- WORK TO COMPLETE: Only the lines from the top of the data through the one with "tile_walk(ntile, tile, tstep, tend);" are to be written out, each exactly as it stands.

- GIVEN RECORDS:
__global__ void __launch_bounds__(sd::NT) stem_down_kernel(const StemDownArgs a)
{
    using namespace sd;
    extern __shared__ __attribute__((aligned(1024))) char smem[];
    char* const stem = smem;
    unsigned char* const rawl = reinterpret_cast<unsigned char*>(smem);
    char* const s2d = smem + STEM_BYTES;
    char* const w1 = s2d + S2D_BYTES;
    char* const w2 = w1 + W1_BYTES;
    float* const b1 = reinterpret_cast<float*>(w2 + W2_BYTES);
    float* const b2 = b1 + C1;

    const int tid = threadIdx.x, lane = tid & 63, wave = tid >> 6;
    const int fr = lane & 15, fq = lane >> 4;
    const int Hs = a.Hr / 2, Ws = a.Wr / 2;
    const int tiles_x = (a.Wo + TS - 1) / TS, tiles_y = (a.Ho + TS - 1) / TS;
    const int ntile = a.B * tiles_y * tiles_x;
    int tile, tstep, tend;
    tile_walk(ntile, tile, tstep, tend);
    if (tile >= tend) return;

    sd_stage_weights<C1, KS1>(a.w1, a.kpad1, 9 * 32, w1, tid);
    sd_stage_weights<C2, 9>(a.w2, a.kpad2, 9 * 64, w2, tid);
    for (int i = tid; i < C1; i += NT) b1[i] = a.bias1[i];
    for (int i = tid; i < C2; i += NT) b2[i] = a.bias2[i];

    auto decode_tile = [&](int t, int& bimg, int& y0, int& x0) {
        const int tx = t % tiles_x;
        const int q = t / tiles_x;
        bimg = q / tiles_y;
        y0 = (q - bimg * tiles_y) * TS;
        x0 = tx * TS;
    };
    unsigned int rawd[NDW];
    auto load_raw = [&](int t) {
        int bimg, y0, x0;
        decode_tile(t, bimg, y0, x0);
        const int ry0 = 4 * y0 - 4, rx0 = 4 * x0 - 4;
#pragma unroll
        for (int k = 0; k < NDW; ++k) {
            const int d = tid + k * NT;
            unsigned int v = 0u;
            if (d < 3 * RS * RDW) {
                const int r = d / RDW, cd = d - r * RDW;
                const int col = r / RS, ry = r - col * RS;
                const int y = ry0 + ry, x = rx0 + 4 * cd;
                if ((unsigned)y < (unsigned)a.Hr && x >= 0 && x + 3 < a.Wr)
                    v = *reinterpret_cast<const unsigned int*>(a.frames + (((long)bimg * 3 + col) * a.Hr + y) * a.Wr + x);
            }
            rawd[k] = v;
        }
    };
    int toff[KS1];
#pragma unroll
    for (int ks = 0; ks < KS1; ++ks) {
        const int c = ks * 4 + fq;
        int tap = c >> 1;
        if (tap > 8) tap = 8;
        const int ky = (tap * 11) >> 5, kx = tap - ky * 3;
        toff[ks] = (c & 1) * S2D_PLANE + (ky * HS + kx) * 16;
    }
    const int aswz = ((fq ^ (((fr >> 3) & 1) << 1)) << 4);

    load_raw(tile);
    __syncthreads();
#ifdef SKY_AB_SETPRIO
    if (__builtin_amdgcn_readfirstlane(threadIdx.x >> 6) >= 4) __builtin_amdgcn_s_setprio(1);
#endif
    for (;;) {
        int bimg, y0, x0;
        decode_tile(tile, bimg, y0, x0);
#pragma unroll
        for (int k = 0; k < NDW; ++k) {
            const int d = tid + k * NT;
            if (d < 3 * RS * RDW) *reinterpret_cast<unsigned int*>(rawl + d * 4) = rawd[k];
        }
        __syncthreads();
#pragma unroll 1
        for (int k = 0; k < NPIX; ++k) {
            const int p = tid + k * NT;
            if (p < S2D_SLOTS) {
                const int hy = p / HS, hx = p - hy * HS;
                const int gy = 2 * y0 - 2 + hy, gx = 2 * x0 - 2 + hx;
                const bool inside = p < HS * HS && (unsigned)gy < (unsigned)Hs && (unsigned)gx < (unsigned)Ws;
                const int hyc = p < HS * HS ? hy : 0;
                float f[16];
#pragma unroll
                for (int col = 0; col < 3; ++col)
#pragma unroll
                    for (int dy = 0; dy < 2; ++dy) {
                        const unsigned int two = *reinterpret_cast<const unsigned short*>(rawl + (col * RS + 2 * hyc + dy) * RAWP + 2 * hx);
                        f[dy * 3 + col] = (float)(two & 255u) * (1.0f / 255.0f);
                        f[6 + dy * 3 + col] = (float)(two >> 8) * (1.0f / 255.0f);
                    }
#pragma unroll
                for (int e = 12; e < 16; ++e) f[e] = 0.0f;
                u32x4_t o0, o1;
#pragma unroll
                for (int e = 0; e < 4; ++e) {
                    o0[e] = inside ? pack_bf16x2(f[2 * e], f[2 * e + 1]) : 0u;
                    o1[e] = inside ? pack_bf16x2(f[8 + 2 * e], f[8 + 2 * e + 1]) : 0u;
                }
                *reinterpret_cast<u32x4_t*>(s2d + p * 16) = o0;
                *reinterpret_cast<u32x4_t*>(s2d + S2D_PLANE + p * 16) = o1;
            }
        }
        __syncthreads();
        const int next = tile + tstep;
        if (next < tend) load_raw(next);

        const f32x4_t bia0 = *reinterpret_cast<const f32x4_t*>(b1 + fq * 8);
        const f32x4_t bia1 = *reinterpret_cast<const f32x4_t*>(b1 + fq * 8 + 4);
        auto gemm3 = [&](int g3, f32x4_t (&acc)[2][3]) {
            int pb[3];
#pragma unroll
            for (int i = 0; i < 3; ++i) {
                int sy, sx;
                stem_pixel(wave * PFW + g3 * 3 + i, fr, sy, sx);
                pb[i] = (sy * HS + sx) * 16;
                acc[0][i] = bia0;
                acc[1][i] = bia1;
            }
#pragma unroll
            for (int ks = 0; ks < KS1; ++ks) {
                const u32x4_t wf0 = *reinterpret_cast<const u32x4_t*>(w1 + ks * (C1 * 64) + fr * 64 + aswz);
                const u32x4_t wf1 = *reinterpret_cast<const u32x4_t*>(w1 + ks * (C1 * 64) + (16 + fr) * 64 + aswz);
#pragma unroll
                for (int i = 0; i < 3; ++i) {
                    const u32x4_t pf = *reinterpret_cast<const u32x4_t*>(s2d + pb[i] + toff[ks]);
                    S1<__bf16>::mma(wf0, pf, acc[0][i]);
                    S1<__bf16>::mma(wf1, pf, acc[1][i]);
                }
            }
        };
        auto act3 = [&](int g3, const f32x4_t (&acc)[2][3]) {
#pragma unroll
            for (int i = 0; i < 3; ++i) {
                int sy, sx;
                const bool real = stem_pixel(wave * PFW + g3 * 3 + i, fr, sy, sx);
                const int gy = 2 * y0 - 1 + sy, gx = 2 * x0 - 1 + sx;
                const bool inside = (unsigned)gy < (unsigned)Hs && (unsigned)gx < (unsigned)Ws;
                float v[8];
#pragma unroll
                for (int e = 0; e < 4; ++e) {
                    v[e] = S1<__bf16>::silu(acc[0][i][e]);
                    v[4 + e] = S1<__bf16>::silu(acc[1][i][e]);
                }
                Out8<__bf16>::raw_t o = Out8<__bf16>::pack(v, 1.0f);
                if (!inside) o.a = u32x4_t{0u, 0u, 0u, 0u};
                const int par = (sy & 1) * 2 + (sx & 1);
                const int cell = (sy >> 1) * ppitch(par) + (sx >> 1);
                if (real) *reinterpret_cast<u32x4_t*>(stem + pbase(par) + fq * (pcells(par) * 16) + cell * 16) = o.a;
            }
        };
        {
            f32x4_t accA[2][3], accB[2][3];
            gemm3(0, accA);
            gemm3(1, accB);
            act3(0, accA);
            gemm3(2, accA);
            act3(1, accB);
            act3(2, accA);
        }
        __syncthreads();

        {
            f32x4_t acc[4][2];
#pragma unroll
            for (int j = 0; j < 4; ++j) {
                const f32x4_t c = *reinterpret_cast<const f32x4_t*>(b2 + (j >> 1) * 32 + fq * 8 + (j & 1) * 4);
#pragma unroll
                for (int i = 0; i < 2; ++i) acc[j][i] = c;
            }
#pragma unroll
            for (int tap = 0; tap < 9; ++tap) {
                const int ky = tap / 3, kx = tap - ky * 3;
                const int par = (ky & 1) * 2 + (kx & 1);
                const char* pl = stem + pbase(par) + fq * (pcells(par) * 16);
                u32x4_t pf[2];
#pragma unroll
                for (int i = 0; i < 2; ++i) {
                    const int y = 2 * wave + i;
                    pf[i] = *reinterpret_cast<const u32x4_t*>(pl + ((y + (ky >> 1)) * ppitch(par) + fr + (kx >> 1)) * 16);
                }
#pragma unroll
                for (int j = 0; j < 4; ++j) {
                    const u32x4_t wf = *reinterpret_cast<const u32x4_t*>(w2 + tap * (C2 * 64) + (j * 16 + fr) * 64 + aswz);
#pragma unroll
                    for (int i = 0; i < 2; ++i) S1<__bf16>::mma(wf, pf[i], acc[j][i]);
                }
            }
#pragma unroll
            for (int i = 0; i < 2; ++i) {
                const int oy = y0 + 2 * wave + i, ox = x0 + fr;
                if (oy < a.Ho && ox < a.Wo) {
                    char* op = reinterpret_cast<char*>(a.out) + (((long)bimg * a.Ho + oy) * a.Wo + ox) * (long)a.ldo * 2;
#pragma unroll
                    for (int s = 0; s < 2; ++s) {
                        float v[8];
#pragma unroll
                        for (int e = 0; e < 4; ++e) {
                            v[e] = S1<__bf16>::silu(acc[2 * s][i][e]);
                            v[4 + e] = S1<__bf16>::silu(acc[2 * s + 1][i][e]);
                        }
                        Out8<__bf16>::store(Out8<__bf16>::pack(v, 1.0f), op + (s * 32 + fq * 8) * 2);
                    }
                }
            }
        }
        if (next >= tend) break;
        tile = next;
        __syncthreads();
    }
}
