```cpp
static int search_model_impl(const nann_index* ix, const nann_model* m, const void* comm_seq_f16, int64_t n_queries,
                             const int32_t level_topn[6], const int32_t* tq, void* workspace, int64_t workspace_bytes,
                             int64_t* out_item_ids, float* out_scores, int32_t* out_index, int32_t* status,
                             int32_t* counters, const nann_search_options* options, nann_search_plan* plan, nann_stream_t stream) {
  if (!ix || !m || !comm_seq_f16 || !level_topn || !out_item_ids || !status || !workspace)
    return fail(NANN_ERR_BAD_ARGUMENT, "nann_search_model: null argument");
  if (n_queries <= 0) return NANN_OK;
  if (m->d != ix->desc.d || m->emb_dtype != ix->desc.emb_dtype)
    return fail(NANN_ERR_BAD_ARGUMENT, "model and index disagree on d / dtype");
  int64_t need = 0;
  int rc = nann_search_model_workspace_bytes(ix, m, level_topn, n_queries, &need);
  if (rc) return rc;
  if (workspace_bytes < need) return fail(NANN_ERR_CAPACITY, "workspace smaller than nann_search_model_workspace_bytes()");
  const size_t qb = model_query_bytes(m, n_queries);
  const int64_t search_bytes = need - (int64_t)qb - 256;
  unsigned char* qbuf = static_cast<unsigned char*>(workspace) + ((search_bytes + 255) & ~255ll);
  hipStream_t st = as_stream(stream);
  if (m->kind == NANN_MODEL_ATTENTION) {
    float* kt = reinterpret_cast<float*>(qbuf);
    float* upad = kt + (size_t)n_queries * 256 * 64;
    rc = nann_attn_prepare(m->attn, comm_seq_f16, n_queries, kt, upad, stream);
    if (rc) return rc;
    return search_impl(ix, nullptr, m->attn, nullptr, kt, upad, n_queries, level_topn, tq, workspace, search_bytes,
                       out_item_ids, out_scores, out_index, status, counters, nullptr, options, plan, st);
  }
  float* q = reinterpret_cast<float*>(qbuf);
  rc = nann_user_seq_mean(comm_seq_f16, n_queries, m->seq_len, m->d, q, stream);
  if (rc) return rc;
  return search_impl(ix, m->scorer, nullptr, q, nullptr, nullptr, n_queries, level_topn, tq, workspace, search_bytes,
                     out_item_ids, out_scores, out_index, status, counters, nullptr, options, plan, st);
// ... 256 lines not shown
```

nann_amd/csrc/nann_search.h:

```cpp
#pragma once
#ifndef NANN_REPEAT_SCORE
#define NANN_REPEAT_SCORE 0
#endif
#ifndef NANN_REPEAT_TOPK
#define NANN_REPEAT_TOPK 0
#endif
#include <type_traits>
#include "../../include/nann_hip.h"
#include "nann_device.h"
#include "nann_mlp.h"
#include "nann_mlp2.h"
#include "nann_mlp3.h"
#include "nann_mlp5.h"
#include "nann_mlp6.h"
#include "nann_attn_kernels.h"
#include "nann_attn_split.h"
#include "nann_attn_proj.h"

#include <string>

namespace nann {

struct OpResult {
  long long n_out;
  long long n_out_splits;
  long long bad_i;
  int code;
  int err;
};


int fail(int code, const std::string& msg);

#define NANN_HIP_TRY(expr)                                                                 \
  do {                                                                                     \
    hipError_t _e = (expr);                                                                \
    if (_e != hipSuccess)                                                                  \
      return ::nann::fail(NANN_ERR_HIP, std::string(#expr) + ": " + hipGetErrorString(_e)); \
  } while (0)

template <int D, int DT, bool SPLIT>
__global__ __launch_bounds__(kMlpNT) void k_score_mlp(MlpParams P, const void* table, long long n_table_rows,
// ... 50 lines not shown
}

struct SearchArgs {
  const void* emb;
  const int64_t* item_ids;
  const int32_t* nbv[2];
  const int64_t* nbrs[2];
  const int32_t* enter;
  int n_enter;
  uint32_t n_items;
  int d;
  const float* q;
  int n_queries;
  int t[6];
  const int32_t* tq;
  unsigned char* ws;
  unsigned long long slot_bytes;
  uint32_t bm_words;
  int max_cand, max_raw, pool_cap;
  int64_t* out_ids;
  float* out_scores;
  int32_t* out_index;
  int32_t* status;
  int32_t* counters;
  long long* phase_ticks;
  MlpParams mlp;
  const float* proj;
  AttnParams attn;
  const float* kt;
  const float* upad;
  int id_bits;
  int redo;
  int phase;
};

static_assert(PH_COUNT == NANN_NUM_PHASES, "phase list out of sync with include/nann_hip.h");

struct SlotView {
  int32_t* cand_ids;
  float* cand_scores;
  int32_t* raw;
  int32_t* beam_ids;
  float* beam_scores;
  int32_t* pool_ids;
  float* pool_scores;
  uint32_t* gbitmap;
  PhaseState* phase;
};

__host__ __device__ inline unsigned long long slot_layout(int max_cand, int max_raw, int pool_cap,
                                                          uint32_t gbm_words, unsigned long long off[9]) {
  unsigned long long o = 0;
  auto put = [&](int i, unsigned long long bytes) { off[i] = o; o += (bytes + 255ull) & ~255ull; };
  put(0, 4ull * max_cand);
  put(1, 4ull * max_cand);
  put(2, 4ull * max_raw);
  put(3, 4ull * kMaxK);
  put(4, 4ull * kMaxK);
  put(5, 4ull * pool_cap);
  put(6, 4ull * pool_cap);
  put(8, sizeof(PhaseState));
  put(7, 4ull * gbm_words);
  return o;
}

constexpr int kScorerMlpSplit = 2;
// ... 394 lines not shown
  int32_t* s_ctr = misc + 2;
  long long* s_ticks = reinterpret_cast<long long*>(misc + 20);

  unsigned long long off[9];
  slot_layout(a.max_cand, a.max_raw, a.pool_cap, VIS == VIS_HBM_BITMAP ? a.bm_words : 0u, off);
  constexpr bool PHASED = SC == kScorerMlpPhase;
  SlotView sv;
  auto bind_slot = [&](unsigned long long index) {
  unsigned char* slot = a.ws + 256 + index * a.slot_bytes;
  sv.cand_ids = reinterpret_cast<int32_t*>(slot + off[0]);
  sv.cand_scores = reinterpret_cast<float*>(slot + off[1]);
  sv.raw = reinterpret_cast<int32_t*>(slot + off[2]);
  sv.beam_ids = reinterpret_cast<int32_t*>(slot + off[3]);
  sv.beam_scores = reinterpret_cast<float*>(slot + off[4]);
  sv.pool_ids = reinterpret_cast<int32_t*>(slot + off[5]);
  sv.pool_scores = reinterpret_cast<float*>(slot + off[6]);
  sv.gbitmap = reinterpret_cast<uint32_t*>(slot + off[7]);
  sv.phase = reinterpret_cast<PhaseState*>(slot + off[8]);
  };
  bind_slot(blockIdx.x);
  uint32_t* bm = VIS == VIS_HBM_BITMAP ? sv.gbitmap : bm_lds;
  const int k5 = a.t[5];
  WsHeader* hdr = reinterpret_cast<WsHeader*>(a.ws);
  if (a.redo) {
    if (__hip_atomic_load(&hdr->n_redo, __ATOMIC_RELAXED, __HIP_MEMORY_SCOPE_AGENT) == 0u) return;
  }
  unsigned int* queue = a.redo ? &hdr->redo_queue : PHASED ? &hdr->pqueue[a.phase] : &hdr->queue;
  if constexpr (is_mlp_res(SC)) {
    const uint4* w2 = SC == kScorerMlpXRes ? reinterpret_cast<const uint4*>(a.mlp.p2x) : a.mlp.p2;
    constexpr int keep_from = mlp_res_reload_bytes(HASH) / 16;
    for (int i = keep_from + (int)threadIdx.x; i < kMlpResW2Vec; i += NT) reinterpret_cast<uint4*>(smem)[i] = w2[i];
  }

  for (;;) {
    __syncthreads();
    if (threadIdx.x == 0) {
      int qn = (int)atomicAdd(queue, 1u);
      if (a.redo)
        while (qn < a.n_queries && a.status[qn] != NANN_ERR_CAPACITY) qn = (int)atomicAdd(queue, 1u);
      misc[0] = qn;
    }
    if (threadIdx.x < 3 * NANN_NUM_ROUNDS) s_ctr[threadIdx.x] = 0;
    if (threadIdx.x < NANN_NUM_PHASES) s_ticks[threadIdx.x] = 0;
    __syncthreads();
    const int qi = misc[0];
    if (qi >= a.n_queries) break;
    if constexpr (PHASED) bind_slot((unsigned long long)qi);
    const int st = search_one<LPR, DT, VIS, SC, NT>(a, qi, sv, bm, scratch, qv, s_ctr, s_ticks);
    __syncthreads();
    if constexpr (PHASED) {
      if (st == kPhaseSkip) continue;
      if (threadIdx.x == 0) sv.phase->status = st;
      if (a.phase_ticks && threadIdx.x < NANN_NUM_PHASES) {
        long long* dst = &a.phase_ticks[(size_t)qi * NANN_NUM_PHASES + threadIdx.x];
        s_ticks[threadIdx.x] += a.phase ? *dst : 0;
        if (st == kPhasePending) *dst = s_ticks[threadIdx.x];
      }
      if (st == kPhasePending) continue;
    }
    const int k_done = st ? 0 : (a.tq ? a.tq[(size_t)qi * 6 + 5] : k5);
    if (k_done < k5) {
      for (int i = k_done + (int)threadIdx.x; i < k5; i += NT) {
        a.out_ids[(size_t)qi * k5 + i] = 0;
        if (a.out_scores) a.out_scores[(size_t)qi * k5 + i] = 0.0f;
        if (a.out_index) a.out_index[(size_t)qi * k5 + i] = 0;
      }
    }
    if (threadIdx.x == 0) {
      a.status[qi] = st;
      if (HASH && st == NANN_ERR_CAPACITY) atomicAdd(&hdr->n_redo, 1u);
    }
    if (a.counters && threadIdx.x < 3 * NANN_NUM_ROUNDS)
// ... 70 lines not shown
```

Measured before the change: 2.549 million.

## Cluster queries by nearest pivot and route clusters to per-XCD work queues

At index build, a farthest-point set of pivots is chosen from entry points. At search time, each query is assigned to its nearest pivot, and a counting-sort kernel builds a permutation. Search blocks pull queries from per-XCC segments of that permutation, so queries that likely visit similar graph regions run on the same XCD and share its L2 cache. This adds two small kernels per search and a fixed segment schedule that may balance load worse than the single global queue.

```diff
diff --git a/nann_amd/build.py b/nann_amd/build.py
--- a/nann_amd/build.py
+++ b/nann_amd/build.py
@@ -19,7 +19,7 @@
          ("nann_eval_lds.o", [("nann_eval_lds_inst.hip", {})]),
          ("nann_eval_win.o", [("nann_eval_win_inst.hip", {})])]
 DEPS = ["nann_hip.hip", "nann_mlp_inst.hip", "nann_mlp_res_inst.hip", "nann_mlp5.h", "nann_mlp6.h", "nann_l2_inst.hip", "nann_attn_inst.hip", "nann_attn_split_inst.hip", "nann_attn_split.h", "nann_attn_proj.h", "nann_eval_inst.hip", "nann_eval_lds_inst.hip", "nann_eval_win_inst.hip", "nann_eval.h", "nann_comm.hip", "nann_hnsw_build.hip", "nann_device.h", "nann_mlp.h", "nann_mlp2.h", "nann_mlp3.h",
-        "nann_attn.h", "nann_attn_kernels.h", "nann_search.h", os.path.join("host", "nann_graphdef.h"), os.path.join("host", "nann_graphdef_text.h"), os.path.join("host", "nann_blaze_options.h"), os.path.join("host", "nann_npy.h"), os.path.join("host", "nann_projcache.h"),
+        "nann_attn.h", "nann_attn_kernels.h", "nann_search.h", "nann_order.h", "nann_order_kernels.h", os.path.join("host", "nann_graphdef.h"), os.path.join("host", "nann_graphdef_text.h"), os.path.join("host", "nann_blaze_options.h"), os.path.join("host", "nann_npy.h"), os.path.join("host", "nann_projcache.h"),
         os.path.join("..", "..", "include", "nann_hip.h")]
 FLAGS = ["-O3", "-std=c++17", "--offload-arch=gfx950", "-fPIC", "-fno-fast-math", "-ffp-contract=off"]
 
diff --git a/nann_amd/csrc/nann_hip.hip b/nann_amd/csrc/nann_hip.hip
--- a/nann_amd/csrc/nann_hip.hip
+++ b/nann_amd/csrc/nann_hip.hip
@@ -1,5 +1,6 @@
 #include "nann_eval.h"
 #include "nann_attn.h"
+#include "nann_order_kernels.h"
 #include "host/nann_graphdef_text.h"
 #include "host/nann_blaze_options.h"
 #include "host/nann_npy.h"
@@ -644,15 +645,17 @@
   int preproject;
   int mlp_form;
   int small32;
+  int order;
 };
 static std::atomic<int> g_traversal_mode{-1}, g_slot_reserve{-1}, g_preproject{-1};
 static const SearchOpt& env_defaults() {
   static const SearchOpt d = [] {
-    SearchOpt o{NANN_TRAVERSAL_AUTO, 0, 1, NANN_MLP_FORM_AUTO, 1};
+    SearchOpt o{NANN_TRAVERSAL_AUTO, 0, 1, NANN_MLP_FORM_AUTO, 1, 1};
     if (const char* e = std::getenv("NANN_PREPROJECT")) o.preproject = !(e[0] == '0' && e[1] == 0);
     if (const char* e = std::getenv("NANN_SEARCH_SLOT_RESERVE")) o.reserve = std::max(0, std::atoi(e));
     if (const char* e = std::getenv("NANN_MLP_FORM")) o.mlp_form = std::string(e) == "fused" ? NANN_MLP_FORM_FUSED : std::string(e) == "phased" ? NANN_MLP_FORM_PHASED : NANN_MLP_FORM_AUTO;
     if (const char* e = std::getenv("NANN_PHASE_SMALL32")) o.small32 = !(e[0] == '0');
+    if (const char* e = std::getenv("NANN_QUERY_ORDER")) o.order = !(e[0] == '0');
     return o;
   }();
   return d;
@@ -711,8 +714,13 @@
   bool probe_valid = false;
   int probe_ef = 0, probe_queries = 0;
   float probe_new_per_row_mean = 0.0f, probe_new_per_row_q90 = 0.0f, probe_new_per_row_max = 0.0f;
+  float* pivots = nullptr;
+  int n_pivots = 0;
 };
 static void probe_index(nann_index* ix);
+static void choose_pivots(nann_index* ix, const std::vector<int32_t>& enter);
+static int launch_order(const nann_index* ix, const float* q, int n, int32_t* key, int32_t* perm, unsigned int* heads,
+                        hipStream_t st);
 
 extern "C" {
 
@@ -1752,6 +1760,7 @@
     ix->owns = true;
     dd.on_device = 1;
   }
+  choose_pivots(ix, ep_host);
   probe_index(ix);
   *out = ix;
   return NANN_OK;
@@ -1761,6 +1770,7 @@
   if (!ix) return;
   ProjCache::drop_index(ix->uid);
   for (void* p : ix->owned) (void)hipFree(p);
+  if (ix->pivots) (void)hipFree(ix->pivots);
   delete ix;
 }
 
@@ -1944,7 +1954,8 @@
   SearchPlan p;
   const int rc = plan_search(ix, level_topn, n_queries, -1, &p, resolve_options(nullptr));
   if (rc) return rc;
-  *nbytes = (int64_t)(256 + p.slot_bytes * (unsigned long long)std::max(p.slots, p.fb_slots) + kPhaseTail);
+  *nbytes = (int64_t)(256 + p.slot_bytes * (unsigned long long)std::max(p.slots, p.fb_slots) + kPhaseTail +
+                      order_ws_bytes(n_queries));
   return NANN_OK;
 }
 
@@ -2080,10 +2091,25 @@
   HIP_TRY(hipMemsetAsync(workspace, 0, 256, st));
   const int dt = ix->desc.emb_dtype;
   const bool hashed = p.vis == VIS_LDS_HASH || p.vis == VIS_LDS_HASH32;
+  const unsigned long long slots_end = 256 + p.slot_bytes * (unsigned long long)std::max(p.slots, p.fb_slots) + kPhaseTail;
+  const unsigned long long order_off = ((unsigned long long)workspace_bytes - order_ws_bytes(n_queries)) & ~255ull;
+  if (opt.order && hashed && !attn && kind == NANN_SCORER_L2 && ix->n_pivots >= 2 && n_queries > p.slots &&
+      (unsigned long long)workspace_bytes >= ((slots_end + 255) & ~255ull) + order_ws_bytes(n_queries)) {
+    unsigned char* ow = static_cast<unsigned char*>(workspace) + order_off;
+    unsigned int* heads = reinterpret_cast<unsigned int*>(ow);
+    int32_t* perm = reinterpret_cast<int32_t*>(ow + kOrderSegs * kOrderHeadStride * 4);
+    int32_t* key = perm + n_queries;
+    rc = launch_order(ix, q, (int)n_queries, key, perm, heads, st);
+    if (rc) return rc;
+    a.perm = perm;
+    a.xheads = heads;
+  }
   auto both = [&](auto&& launch_on) -> int {
     int r2 = launch_on(p.vis, p.nt, p.slots, p.lds_bytes);
     if (!r2 && hashed) {
       a.redo = 1;
+      a.perm = nullptr;
+      a.xheads = nullptr;
       r2 = launch_on(p.fb_vis, kNT, p.fb_slots, p.fb_lds_bytes);
     }
     if (cache) projection_used(*cache, tab, st);
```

- WRITTEN RESPONSE:
__global__ void __launch_bounds__(sd::NT) stem_down_kernel(const StemDownArgs a)
{
    using namespace sd;
    extern __shared__ __attribute__((aligned(1024))) char smem[];
    char* const stem = smem;
    unsigned char* const rawl = reinterpret_cast<unsigned char*>(smem);
    char* const s2d = smem + STEM_BYTES;
    char* const w1 = s2d + S2D_BYTES;
    char* const w2 = w1 + W1_BYTES;
    float* const b1 = reinterpret_cast<float*>(w2 + W2_BYTES);
    float* const b2 = b1 + C1;

    const int tid = threadIdx.x, lane = tid & 63, wave = tid >> 6;
    const int fr = lane & 15, fq = lane >> 4;
    const int Hs = a.Hr / 2, Ws = a.Wr / 2;
    const int tiles_x = (a.Wo + TS - 1) / TS, tiles_y = (a.Ho + TS - 1) / TS;
    const int ntile = a.B * tiles_y * tiles_x;
    int tile, tstep, tend;
    tile_walk(ntile, tile, tstep, tend);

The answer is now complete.